Task statement> Write out, from the entries below, exactly the lines that run between the lines holding "std::tuple<Tensor, Tensor> quant_mxfp8_meta(const" and "px.a_scale = a_scale.data_ptr<uint8_t>();", inclusive, and stop there.

Input material>
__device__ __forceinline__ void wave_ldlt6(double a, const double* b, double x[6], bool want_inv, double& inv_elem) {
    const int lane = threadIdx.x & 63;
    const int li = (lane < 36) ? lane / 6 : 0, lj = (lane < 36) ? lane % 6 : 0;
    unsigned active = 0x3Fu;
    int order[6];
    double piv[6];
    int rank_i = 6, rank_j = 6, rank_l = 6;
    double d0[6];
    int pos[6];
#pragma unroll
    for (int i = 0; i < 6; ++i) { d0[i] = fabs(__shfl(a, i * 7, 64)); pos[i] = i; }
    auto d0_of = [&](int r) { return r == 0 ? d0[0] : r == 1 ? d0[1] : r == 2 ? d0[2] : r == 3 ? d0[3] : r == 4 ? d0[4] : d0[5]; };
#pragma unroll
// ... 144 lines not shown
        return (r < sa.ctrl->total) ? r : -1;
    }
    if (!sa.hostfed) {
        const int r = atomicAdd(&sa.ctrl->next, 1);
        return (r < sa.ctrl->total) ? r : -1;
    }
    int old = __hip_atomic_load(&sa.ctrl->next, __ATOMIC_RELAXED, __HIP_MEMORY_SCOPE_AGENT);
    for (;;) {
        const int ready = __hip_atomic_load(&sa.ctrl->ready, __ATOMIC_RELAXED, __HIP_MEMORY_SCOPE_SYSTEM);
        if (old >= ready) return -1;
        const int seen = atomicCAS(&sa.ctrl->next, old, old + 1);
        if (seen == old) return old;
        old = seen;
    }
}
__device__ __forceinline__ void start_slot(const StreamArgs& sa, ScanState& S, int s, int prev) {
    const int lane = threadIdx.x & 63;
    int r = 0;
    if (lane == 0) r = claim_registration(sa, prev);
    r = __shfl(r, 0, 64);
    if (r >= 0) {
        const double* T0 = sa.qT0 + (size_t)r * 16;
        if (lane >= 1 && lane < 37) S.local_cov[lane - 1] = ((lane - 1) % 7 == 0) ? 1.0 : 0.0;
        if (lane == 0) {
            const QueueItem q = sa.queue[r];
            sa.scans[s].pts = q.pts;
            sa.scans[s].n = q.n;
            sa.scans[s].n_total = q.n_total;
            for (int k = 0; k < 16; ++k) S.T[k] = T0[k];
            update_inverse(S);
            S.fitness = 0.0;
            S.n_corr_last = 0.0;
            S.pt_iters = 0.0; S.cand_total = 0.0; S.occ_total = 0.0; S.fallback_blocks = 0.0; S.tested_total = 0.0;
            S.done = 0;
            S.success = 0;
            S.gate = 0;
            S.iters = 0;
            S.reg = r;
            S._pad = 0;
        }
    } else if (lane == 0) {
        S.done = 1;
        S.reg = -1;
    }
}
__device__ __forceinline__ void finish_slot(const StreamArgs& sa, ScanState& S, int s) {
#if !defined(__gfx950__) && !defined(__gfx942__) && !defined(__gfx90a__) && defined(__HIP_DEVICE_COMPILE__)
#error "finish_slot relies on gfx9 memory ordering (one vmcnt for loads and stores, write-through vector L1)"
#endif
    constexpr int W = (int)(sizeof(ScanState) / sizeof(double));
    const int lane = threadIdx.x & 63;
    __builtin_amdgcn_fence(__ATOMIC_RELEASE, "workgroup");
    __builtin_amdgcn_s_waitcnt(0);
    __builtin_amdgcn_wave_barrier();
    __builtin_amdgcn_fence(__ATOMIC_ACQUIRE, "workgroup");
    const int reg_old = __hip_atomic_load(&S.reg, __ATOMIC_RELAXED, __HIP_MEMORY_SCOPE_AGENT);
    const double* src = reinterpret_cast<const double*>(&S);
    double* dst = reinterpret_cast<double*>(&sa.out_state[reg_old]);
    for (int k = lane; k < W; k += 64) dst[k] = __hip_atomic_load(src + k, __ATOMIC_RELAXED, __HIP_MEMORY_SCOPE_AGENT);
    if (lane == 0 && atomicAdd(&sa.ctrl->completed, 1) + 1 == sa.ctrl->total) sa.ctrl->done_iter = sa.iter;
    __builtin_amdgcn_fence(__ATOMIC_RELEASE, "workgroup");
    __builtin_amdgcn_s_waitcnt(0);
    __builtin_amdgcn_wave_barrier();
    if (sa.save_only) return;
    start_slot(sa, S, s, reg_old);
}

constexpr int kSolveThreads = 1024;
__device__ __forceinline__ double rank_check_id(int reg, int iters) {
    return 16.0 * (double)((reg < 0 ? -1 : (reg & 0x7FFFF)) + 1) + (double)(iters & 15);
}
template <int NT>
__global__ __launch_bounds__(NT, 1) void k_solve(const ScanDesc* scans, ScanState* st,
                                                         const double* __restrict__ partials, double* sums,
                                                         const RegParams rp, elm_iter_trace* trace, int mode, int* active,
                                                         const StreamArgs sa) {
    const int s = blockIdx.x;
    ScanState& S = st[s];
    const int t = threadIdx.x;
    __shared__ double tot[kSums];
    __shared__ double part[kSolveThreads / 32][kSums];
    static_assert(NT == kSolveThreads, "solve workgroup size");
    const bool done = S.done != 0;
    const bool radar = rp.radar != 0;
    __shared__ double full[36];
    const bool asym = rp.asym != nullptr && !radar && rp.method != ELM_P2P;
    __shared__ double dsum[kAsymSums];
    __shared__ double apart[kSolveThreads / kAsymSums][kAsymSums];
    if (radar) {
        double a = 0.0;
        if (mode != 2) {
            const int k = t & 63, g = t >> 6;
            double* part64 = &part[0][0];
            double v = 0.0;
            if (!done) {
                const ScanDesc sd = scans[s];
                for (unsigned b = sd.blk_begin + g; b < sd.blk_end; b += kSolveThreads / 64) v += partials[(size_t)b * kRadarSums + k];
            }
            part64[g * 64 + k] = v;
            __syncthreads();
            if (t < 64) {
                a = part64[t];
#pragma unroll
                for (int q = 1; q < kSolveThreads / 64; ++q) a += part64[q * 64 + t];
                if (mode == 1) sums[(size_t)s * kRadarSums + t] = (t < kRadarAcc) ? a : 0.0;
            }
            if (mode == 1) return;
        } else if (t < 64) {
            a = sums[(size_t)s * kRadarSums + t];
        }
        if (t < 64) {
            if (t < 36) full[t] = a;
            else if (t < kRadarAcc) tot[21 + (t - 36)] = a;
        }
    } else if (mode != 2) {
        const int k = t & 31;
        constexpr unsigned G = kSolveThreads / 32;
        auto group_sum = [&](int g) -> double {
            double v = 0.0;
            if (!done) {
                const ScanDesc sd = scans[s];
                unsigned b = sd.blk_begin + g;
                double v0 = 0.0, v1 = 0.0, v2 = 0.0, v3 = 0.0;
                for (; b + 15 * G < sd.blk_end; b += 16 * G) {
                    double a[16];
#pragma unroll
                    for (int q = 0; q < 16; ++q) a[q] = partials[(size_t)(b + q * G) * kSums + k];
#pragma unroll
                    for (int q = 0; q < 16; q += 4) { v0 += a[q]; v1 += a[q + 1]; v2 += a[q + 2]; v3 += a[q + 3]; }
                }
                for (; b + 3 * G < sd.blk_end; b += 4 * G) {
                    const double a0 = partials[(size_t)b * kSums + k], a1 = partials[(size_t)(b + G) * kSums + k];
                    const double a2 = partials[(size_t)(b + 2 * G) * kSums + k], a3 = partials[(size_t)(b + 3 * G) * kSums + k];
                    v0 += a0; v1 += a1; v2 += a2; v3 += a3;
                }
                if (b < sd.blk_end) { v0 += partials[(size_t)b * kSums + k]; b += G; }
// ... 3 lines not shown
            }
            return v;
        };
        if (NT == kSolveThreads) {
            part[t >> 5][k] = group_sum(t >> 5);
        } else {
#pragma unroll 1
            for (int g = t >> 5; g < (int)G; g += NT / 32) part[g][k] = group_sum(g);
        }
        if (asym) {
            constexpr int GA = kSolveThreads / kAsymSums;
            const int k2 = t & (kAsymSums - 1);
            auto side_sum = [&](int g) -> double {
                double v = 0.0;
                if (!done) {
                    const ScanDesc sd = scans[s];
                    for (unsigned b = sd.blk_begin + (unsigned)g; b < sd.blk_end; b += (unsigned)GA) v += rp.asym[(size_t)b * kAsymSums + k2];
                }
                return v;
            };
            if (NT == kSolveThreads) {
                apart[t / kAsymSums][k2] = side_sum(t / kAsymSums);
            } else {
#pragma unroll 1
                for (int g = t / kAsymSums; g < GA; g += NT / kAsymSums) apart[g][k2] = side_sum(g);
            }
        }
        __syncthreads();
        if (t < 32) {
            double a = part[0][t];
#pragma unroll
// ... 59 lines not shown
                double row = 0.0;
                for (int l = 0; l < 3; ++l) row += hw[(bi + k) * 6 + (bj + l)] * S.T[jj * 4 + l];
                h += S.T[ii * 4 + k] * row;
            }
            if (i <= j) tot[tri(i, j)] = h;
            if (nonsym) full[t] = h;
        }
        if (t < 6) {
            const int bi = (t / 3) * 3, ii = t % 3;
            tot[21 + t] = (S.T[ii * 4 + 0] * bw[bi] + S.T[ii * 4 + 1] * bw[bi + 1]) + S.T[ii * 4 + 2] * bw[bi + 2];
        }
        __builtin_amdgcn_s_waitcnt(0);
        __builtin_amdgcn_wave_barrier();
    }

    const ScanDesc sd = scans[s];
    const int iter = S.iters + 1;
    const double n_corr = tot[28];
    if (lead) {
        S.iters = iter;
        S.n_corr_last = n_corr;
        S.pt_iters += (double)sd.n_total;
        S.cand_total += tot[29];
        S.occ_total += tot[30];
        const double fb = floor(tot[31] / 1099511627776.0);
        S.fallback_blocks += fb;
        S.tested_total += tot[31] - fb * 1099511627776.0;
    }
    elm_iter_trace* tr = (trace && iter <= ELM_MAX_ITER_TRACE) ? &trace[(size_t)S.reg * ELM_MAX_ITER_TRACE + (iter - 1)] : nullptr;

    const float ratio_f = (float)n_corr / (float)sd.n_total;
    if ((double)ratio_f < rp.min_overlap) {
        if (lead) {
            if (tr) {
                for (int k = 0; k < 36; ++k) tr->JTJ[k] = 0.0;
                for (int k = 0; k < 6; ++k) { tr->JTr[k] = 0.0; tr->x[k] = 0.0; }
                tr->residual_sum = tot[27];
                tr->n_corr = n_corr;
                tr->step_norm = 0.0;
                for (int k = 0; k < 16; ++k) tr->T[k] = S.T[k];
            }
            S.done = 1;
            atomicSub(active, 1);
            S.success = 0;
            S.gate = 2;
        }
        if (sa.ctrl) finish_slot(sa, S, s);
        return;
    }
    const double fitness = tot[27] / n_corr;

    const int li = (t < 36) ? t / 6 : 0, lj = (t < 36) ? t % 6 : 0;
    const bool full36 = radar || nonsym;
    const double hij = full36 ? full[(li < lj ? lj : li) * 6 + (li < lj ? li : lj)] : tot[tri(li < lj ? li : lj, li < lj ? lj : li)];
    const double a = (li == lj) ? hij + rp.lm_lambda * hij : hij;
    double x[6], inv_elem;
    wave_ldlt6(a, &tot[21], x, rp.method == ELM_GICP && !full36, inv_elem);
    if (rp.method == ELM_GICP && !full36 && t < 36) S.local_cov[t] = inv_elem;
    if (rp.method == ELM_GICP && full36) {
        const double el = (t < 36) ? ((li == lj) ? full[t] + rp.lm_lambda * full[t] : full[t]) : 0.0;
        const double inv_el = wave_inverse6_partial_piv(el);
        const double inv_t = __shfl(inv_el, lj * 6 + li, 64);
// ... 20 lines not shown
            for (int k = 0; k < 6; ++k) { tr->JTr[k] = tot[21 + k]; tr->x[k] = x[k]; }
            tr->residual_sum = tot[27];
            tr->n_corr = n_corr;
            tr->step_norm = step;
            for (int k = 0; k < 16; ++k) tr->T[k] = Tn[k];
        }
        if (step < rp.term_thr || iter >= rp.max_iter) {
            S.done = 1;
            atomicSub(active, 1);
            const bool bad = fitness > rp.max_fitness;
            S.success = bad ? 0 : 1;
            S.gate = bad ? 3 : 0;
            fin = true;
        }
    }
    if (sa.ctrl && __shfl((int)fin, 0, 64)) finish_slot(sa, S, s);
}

--

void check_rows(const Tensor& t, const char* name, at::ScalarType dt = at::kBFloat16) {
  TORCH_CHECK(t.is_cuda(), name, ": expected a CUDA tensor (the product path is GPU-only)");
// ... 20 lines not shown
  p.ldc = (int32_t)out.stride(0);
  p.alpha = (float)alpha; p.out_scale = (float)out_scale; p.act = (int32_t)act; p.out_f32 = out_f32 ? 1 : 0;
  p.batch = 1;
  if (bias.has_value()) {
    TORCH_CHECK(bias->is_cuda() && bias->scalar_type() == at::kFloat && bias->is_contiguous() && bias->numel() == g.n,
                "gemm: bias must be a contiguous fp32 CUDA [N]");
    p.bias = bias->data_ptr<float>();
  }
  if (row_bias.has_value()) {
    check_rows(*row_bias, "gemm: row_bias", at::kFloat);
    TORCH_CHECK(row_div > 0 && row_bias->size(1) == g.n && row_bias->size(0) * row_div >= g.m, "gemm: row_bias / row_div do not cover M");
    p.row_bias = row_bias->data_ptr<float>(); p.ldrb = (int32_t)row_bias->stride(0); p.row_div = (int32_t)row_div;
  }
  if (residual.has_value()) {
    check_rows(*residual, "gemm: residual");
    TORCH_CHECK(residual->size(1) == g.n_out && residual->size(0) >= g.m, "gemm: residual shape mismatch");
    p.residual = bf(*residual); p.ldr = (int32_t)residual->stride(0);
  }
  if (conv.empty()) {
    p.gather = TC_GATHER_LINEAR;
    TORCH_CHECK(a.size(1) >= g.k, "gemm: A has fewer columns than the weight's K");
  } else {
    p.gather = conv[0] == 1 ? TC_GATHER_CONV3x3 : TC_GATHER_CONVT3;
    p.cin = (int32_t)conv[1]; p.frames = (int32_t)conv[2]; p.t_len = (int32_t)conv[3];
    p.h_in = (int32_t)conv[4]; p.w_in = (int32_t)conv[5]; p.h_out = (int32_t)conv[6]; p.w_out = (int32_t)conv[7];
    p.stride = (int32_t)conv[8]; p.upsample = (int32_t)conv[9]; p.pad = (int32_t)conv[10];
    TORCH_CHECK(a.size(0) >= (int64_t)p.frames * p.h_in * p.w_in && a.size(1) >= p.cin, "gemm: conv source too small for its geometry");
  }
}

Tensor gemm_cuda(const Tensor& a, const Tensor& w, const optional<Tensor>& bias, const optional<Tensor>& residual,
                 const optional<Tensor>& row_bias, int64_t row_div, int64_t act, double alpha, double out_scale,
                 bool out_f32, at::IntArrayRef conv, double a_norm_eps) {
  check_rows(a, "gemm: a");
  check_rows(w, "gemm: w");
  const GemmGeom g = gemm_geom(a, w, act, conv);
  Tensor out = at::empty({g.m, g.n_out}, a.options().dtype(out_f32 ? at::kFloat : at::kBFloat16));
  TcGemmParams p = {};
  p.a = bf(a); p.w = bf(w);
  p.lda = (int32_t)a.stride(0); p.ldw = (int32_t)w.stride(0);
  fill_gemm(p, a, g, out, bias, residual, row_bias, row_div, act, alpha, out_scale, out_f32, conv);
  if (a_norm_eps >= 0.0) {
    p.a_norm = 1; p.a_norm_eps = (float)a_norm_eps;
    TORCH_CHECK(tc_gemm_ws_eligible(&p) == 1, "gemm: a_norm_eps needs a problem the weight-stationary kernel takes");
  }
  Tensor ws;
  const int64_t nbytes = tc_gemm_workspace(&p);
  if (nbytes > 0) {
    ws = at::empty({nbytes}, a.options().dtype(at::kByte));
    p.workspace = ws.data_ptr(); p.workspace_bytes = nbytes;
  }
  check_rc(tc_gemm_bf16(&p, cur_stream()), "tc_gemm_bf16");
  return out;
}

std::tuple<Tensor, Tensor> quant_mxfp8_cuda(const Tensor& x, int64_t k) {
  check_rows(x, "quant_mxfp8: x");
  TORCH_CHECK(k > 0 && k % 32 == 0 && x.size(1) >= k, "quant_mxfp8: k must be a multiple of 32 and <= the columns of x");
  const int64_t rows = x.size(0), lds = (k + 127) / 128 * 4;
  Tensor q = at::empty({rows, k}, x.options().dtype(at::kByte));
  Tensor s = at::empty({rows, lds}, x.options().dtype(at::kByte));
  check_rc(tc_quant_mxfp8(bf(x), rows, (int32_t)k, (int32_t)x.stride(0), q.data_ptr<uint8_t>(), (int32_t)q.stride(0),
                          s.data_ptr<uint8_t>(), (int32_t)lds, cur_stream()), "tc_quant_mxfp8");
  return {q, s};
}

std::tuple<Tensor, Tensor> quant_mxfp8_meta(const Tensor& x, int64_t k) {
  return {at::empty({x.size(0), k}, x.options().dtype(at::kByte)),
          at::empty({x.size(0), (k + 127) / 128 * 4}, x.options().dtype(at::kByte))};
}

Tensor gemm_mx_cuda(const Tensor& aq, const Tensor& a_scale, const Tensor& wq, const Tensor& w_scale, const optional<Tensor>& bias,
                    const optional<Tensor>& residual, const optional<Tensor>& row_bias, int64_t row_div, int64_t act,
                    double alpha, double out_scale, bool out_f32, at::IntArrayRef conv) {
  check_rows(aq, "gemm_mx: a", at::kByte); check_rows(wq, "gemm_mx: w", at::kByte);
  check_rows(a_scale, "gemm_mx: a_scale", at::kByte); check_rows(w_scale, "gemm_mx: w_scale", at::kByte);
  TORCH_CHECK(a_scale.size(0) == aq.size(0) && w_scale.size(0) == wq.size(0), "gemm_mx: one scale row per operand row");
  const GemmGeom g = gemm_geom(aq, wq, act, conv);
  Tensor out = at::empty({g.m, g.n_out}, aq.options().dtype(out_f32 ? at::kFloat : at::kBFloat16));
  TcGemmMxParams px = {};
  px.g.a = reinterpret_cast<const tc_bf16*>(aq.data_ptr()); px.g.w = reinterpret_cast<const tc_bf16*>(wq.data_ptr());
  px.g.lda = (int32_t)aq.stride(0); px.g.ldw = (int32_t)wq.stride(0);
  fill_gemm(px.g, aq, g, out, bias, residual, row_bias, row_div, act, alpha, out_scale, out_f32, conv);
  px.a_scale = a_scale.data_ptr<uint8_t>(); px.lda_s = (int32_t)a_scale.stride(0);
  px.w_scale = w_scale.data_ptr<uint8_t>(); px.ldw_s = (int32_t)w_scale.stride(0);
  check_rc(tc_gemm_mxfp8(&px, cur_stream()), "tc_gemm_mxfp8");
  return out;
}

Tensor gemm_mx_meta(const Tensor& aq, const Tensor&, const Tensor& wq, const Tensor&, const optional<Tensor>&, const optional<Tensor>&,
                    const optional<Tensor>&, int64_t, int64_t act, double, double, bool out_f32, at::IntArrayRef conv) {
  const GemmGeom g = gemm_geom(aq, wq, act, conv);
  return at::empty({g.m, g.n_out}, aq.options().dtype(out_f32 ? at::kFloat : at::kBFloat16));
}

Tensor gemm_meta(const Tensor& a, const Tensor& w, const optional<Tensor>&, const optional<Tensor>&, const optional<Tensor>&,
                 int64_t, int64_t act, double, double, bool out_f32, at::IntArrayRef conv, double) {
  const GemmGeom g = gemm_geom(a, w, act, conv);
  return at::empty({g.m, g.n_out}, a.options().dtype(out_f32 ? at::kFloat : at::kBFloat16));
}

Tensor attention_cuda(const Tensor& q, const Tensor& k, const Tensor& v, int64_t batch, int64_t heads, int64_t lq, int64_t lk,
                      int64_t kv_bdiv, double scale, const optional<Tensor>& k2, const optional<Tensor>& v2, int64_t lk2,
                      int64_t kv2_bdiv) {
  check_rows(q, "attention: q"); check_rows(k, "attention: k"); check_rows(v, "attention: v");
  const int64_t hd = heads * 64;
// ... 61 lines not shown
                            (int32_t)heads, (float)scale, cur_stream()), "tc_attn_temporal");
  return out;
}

Answer to the exercise>
std::tuple<Tensor, Tensor> quant_mxfp8_meta(const Tensor& x, int64_t k) {
  return {at::empty({x.size(0), k}, x.options().dtype(at::kByte)),
          at::empty({x.size(0), (k + 127) / 128 * 4}, x.options().dtype(at::kByte))};
}

Tensor gemm_mx_cuda(const Tensor& aq, const Tensor& a_scale, const Tensor& wq, const Tensor& w_scale, const optional<Tensor>& bias,
                    const optional<Tensor>& residual, const optional<Tensor>& row_bias, int64_t row_div, int64_t act,
                    double alpha, double out_scale, bool out_f32, at::IntArrayRef conv) {
  check_rows(aq, "gemm_mx: a", at::kByte); check_rows(wq, "gemm_mx: w", at::kByte);
  check_rows(a_scale, "gemm_mx: a_scale", at::kByte); check_rows(w_scale, "gemm_mx: w_scale", at::kByte);
  TORCH_CHECK(a_scale.size(0) == aq.size(0) && w_scale.size(0) == wq.size(0), "gemm_mx: one scale row per operand row");
  const GemmGeom g = gemm_geom(aq, wq, act, conv);
  Tensor out = at::empty({g.m, g.n_out}, aq.options().dtype(out_f32 ? at::kFloat : at::kBFloat16));
  TcGemmMxParams px = {};
  px.g.a = reinterpret_cast<const tc_bf16*>(aq.data_ptr()); px.g.w = reinterpret_cast<const tc_bf16*>(wq.data_ptr());
  px.g.lda = (int32_t)aq.stride(0); px.g.ldw = (int32_t)wq.stride(0);
  fill_gemm(px.g, aq, g, out, bias, residual, row_bias, row_div, act, alpha, out_scale, out_f32, conv);
  px.a_scale = a_scale.data_ptr<uint8_t>(); px.lda_s = (int32_t)a_scale.stride(0);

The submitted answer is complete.